My sister just moved across the country to Memphis, TN. If possible I would like to plan a visit around attending a show. If anyone knows of anything coming up please let me know. Would love to meet some fellow forum members and dogs if I get the chance.


----------



## pitbullmamanatl (Jun 1, 2010)

ABKC show or UKC, ADBA?


----------



## pitbullmamanatl (Jun 1, 2010)

My next TN show is September 8 in Portland, TN. It isn't close to Memphis though, it is almost to Bowling-Green, Kentucky.


----------



## Carriana (May 13, 2008)

pitbullmamanatl said:


> ABKC show or UKC, ADBA?


Yes...honestly I've never been to a show, I am open to going to any of the three.


----------



## circlemkennels (Aug 29, 2010)

We have an apa show in oak ridge, tn coming up


----------



## Ignotus (Aug 15, 2012)

Portland, Tennessee is about four hours away from Memphis.

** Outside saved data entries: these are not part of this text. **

template <typename TIN, typename T, bool SPLIT = false>
__global__ __launch_bounds__(256, 4) void conv1_kernel(const TIN* __restrict__ x, const float* __restrict__ w,
                                                    const float* __restrict__ bias, T* __restrict__ out, int n_img) {
    constexpr int PITCH = 68;
    constexpr int ROW = 64 * int(sizeof(T)) + 16;
    __shared__ float sX[20 * PITCH];
    __shared__ __attribute__((aligned(16))) char sOut[4 * 32 * ROW];
    const int t = threadIdx.x, lane = t & 63, wave = t >> 6, r = lane & 15, q = lane >> 4;
    const int n_tiles = n_img * 12;

    float pre[3];
    auto patch_load = [&](int tile) {
        const int img = tile / 12, y0 = (tile % 12) * 8;
        _Pragma("unroll") for (int k = 0; k < 3; ++k) {
            const int p = t + 256 * k, yh = p / 66, xh = p % 66;
            const int gy = y0 + yh - 1, gx = xh - 1;
            const int cy = gy < 0 ? 0 : (gy > 95 ? 95 : gy), cx = gx < 0 ? 0 : (gx > 63 ? 63 : gx);
            const float v = load_elem<TIN>(x + (size_t(img) * 96 + cy) * 64 + cx);
            pre[k] = (p < 660 && gy >= 0 && gy < 96 && gx >= 0 && gx < 64) ? v : 0.f;
        }
    };
    auto patch_write = [&]() {
        _Pragma("unroll") for (int k = 0; k < 3; ++k) {
            const int p = t + 256 * k;
            if (p < 660) sX[(p / 66) * PITCH + p % 66] = pre[k];
        }
    };
    int tile = blockIdx.x;
    patch_load(tile);
    for (int p = t; p < 10 * PITCH; p += 256) sX[10 * PITCH + p] = 0.f;

    Conv1Frag<T> wf;
    int toff[8];
    if constexpr (sizeof(T) == 2) {
        _Pragma("unroll") for (int j = 0; j < 4; ++j) {
            uint32_t pk[4];
            _Pragma("unroll") for (int e = 0; e < 4; ++e) {
                const int t0 = 8 * q + 2 * e, t1 = t0 + 1;
                const float v0 = t0 < 9 ? w[(4 * r + j) * 9 + t0] : 0.f, v1 = t1 < 9 ? w[(4 * r + j) * 9 + t1] : 0.f;
                pk[e] = pack_bf16x2(v0, v1);
            }
            wf.b[j] = u32x4{pk[0], pk[1], pk[2], pk[3]};
        }
        _Pragma("unroll") for (int e = 0; e < 8; ++e) {
            const int tt = 8 * q + e;
            toff[e] = tt < 9 ? (tt / 3) * PITCH + tt % 3 + r : 10 * PITCH;
        }
    } else {
        _Pragma("unroll") for (int s3 = 0; s3 < 3; ++s3) {
            const int tt = 4 * s3 + q;
            _Pragma("unroll") for (int j = 0; j < 4; ++j) wf.b[s3][j] = tt < 9 ? w[(4 * r + j) * 9 + tt] : 0.f;
            toff[s3] = tt < 9 ? (tt / 3) * PITCH + tt % 3 + r : 10 * PITCH;
        }
    }
    float bj[4];
    _Pragma("unroll") for (int j = 0; j < 4; ++j) bj[j] = bias[4 * r + j];

    char* stage = sOut + wave * 32 * ROW;
    for (; tile < n_tiles; tile += gridDim.x) {
    const int img = tile / 12, y0 = (tile % 12) * 8;
    patch_write();
    __syncthreads();
    if (tile + int(gridDim.x) < n_tiles) patch_load(tile + int(gridDim.x));
    _Pragma("unroll") for (int seg = 0; seg < 4; ++seg) {
        f32x4 acc[2][4];
        _Pragma("unroll") for (int i = 0; i < 2; ++i)
            _Pragma("unroll") for (int j = 0; j < 4; ++j) acc[i][j] = f32x4{0.f, 0.f, 0.f, 0.f};
        _Pragma("unroll") for (int i = 0; i < 2; ++i) {
            const int shift = (2 * wave + i) * PITCH + 16 * seg;
            if constexpr (sizeof(T) == 2) {
                float v[8];
                _Pragma("unroll") for (int e = 0; e < 8; ++e) v[e] = sX[toff[e] + shift];
                const u32x4 a = u32x4{pack_bf16x2(v[0], v[1]), pack_bf16x2(v[2], v[3]), pack_bf16x2(v[4], v[5]), pack_bf16x2(v[6], v[7])};
                _Pragma("unroll") for (int j = 0; j < 4; ++j) mma_step<bf16_t>(a, wf.b[j], acc[i][j]);
            } else {
                _Pragma("unroll") for (int s3 = 0; s3 < 3; ++s3) {
                    const float a = sX[toff[s3] + shift];
                    _Pragma("unroll") for (int j = 0; j < 4; ++j)
                        acc[i][j] = __builtin_amdgcn_mfma_f32_16x16x4f32(a, wf.b[s3][j], acc[i][j], 0, 0, 0);
                }
            }
        }
        {
            float p0[4], p1[4];
            _Pragma("unroll") for (int j = 0; j < 4; ++j) {
                const f32x4 u = acc[0][j], d = acc[1][j];
                p0[j] = fmaxf(fmaxf(fmaxf(u.x, u.y), fmaxf(d.x, d.y)) + bj[j], 0.f);
                p1[j] = fmaxf(fmaxf(fmaxf(u.z, u.w), fmaxf(d.z, d.w)) + bj[j], 0.f);
            }
            const int xo = 8 * seg + 2 * q;
            if constexpr (SPLIT) {
                static_assert(!SPLIT || sizeof(T) == 4, "split output is produced by the exact-f32 path");
                float h0[4], h1[4], l0[4], l1[4];
                _Pragma("unroll") for (int j = 0; j < 4; ++j) {
                    h0[j] = bf2f(f2bf(p0[j])); l0[j] = p0[j] - h0[j];
                    h1[j] = bf2f(f2bf(p1[j])); l1[j] = p1[j] - h1[j];
                }
                bf16_t* s0 = reinterpret_cast<bf16_t*>(stage + xo * ROW) + 4 * r;
                bf16_t* s1 = reinterpret_cast<bf16_t*>(stage + (xo + 1) * ROW) + 4 * r;
                store_vec<bf16_t, 4>(s0, h0); store_vec<bf16_t, 4>(s0 + 64, l0);
                store_vec<bf16_t, 4>(s1, h1); store_vec<bf16_t, 4>(s1 + 64, l1);
            } else {
                store_vec<T, 4>(reinterpret_cast<T*>(stage + xo * ROW) + 4 * r, p0);
                store_vec<T, 4>(reinterpret_cast<T*>(stage + (xo + 1) * ROW) + 4 * r, p1);
            }
        }
    }
    __builtin_amdgcn_fence(__ATOMIC_RELEASE, "wavefront");
    __builtin_amdgcn_wave_barrier();
    __builtin_amdgcn_fence(__ATOMIC_ACQUIRE, "wavefront");
    constexpr int PIECES = 64 * int(sizeof(T)) / 16;
    char* dst = reinterpret_cast<char*>(out + ((size_t(img) * 48 + y0 / 2 + wave) * 32) * 64);
    _Pragma("unroll") for (int it = 0; it < PIECES / 2; ++it) {
        const int piece = it * 64 + lane, p = piece / PIECES, c = piece % PIECES;
        *reinterpret_cast<u32x4*>(dst + size_t(piece) * 16) = *reinterpret_cast<const u32x4*>(stage + p * ROW + c * 16);
    }
    __syncthreads();
    }
}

The Grandslam Bully Bash 3 is four ABKC shows along with one fun show, which I'm assuming is hosted by the Bluegrass Bully Association. It's ten dollars a person at the gate. It is a benefit for the local little league.

As for ADBA shows, you could Google 'ADBSI Sanctioned Show Calender'. You might find one that's at least along the way to Memphis.


----------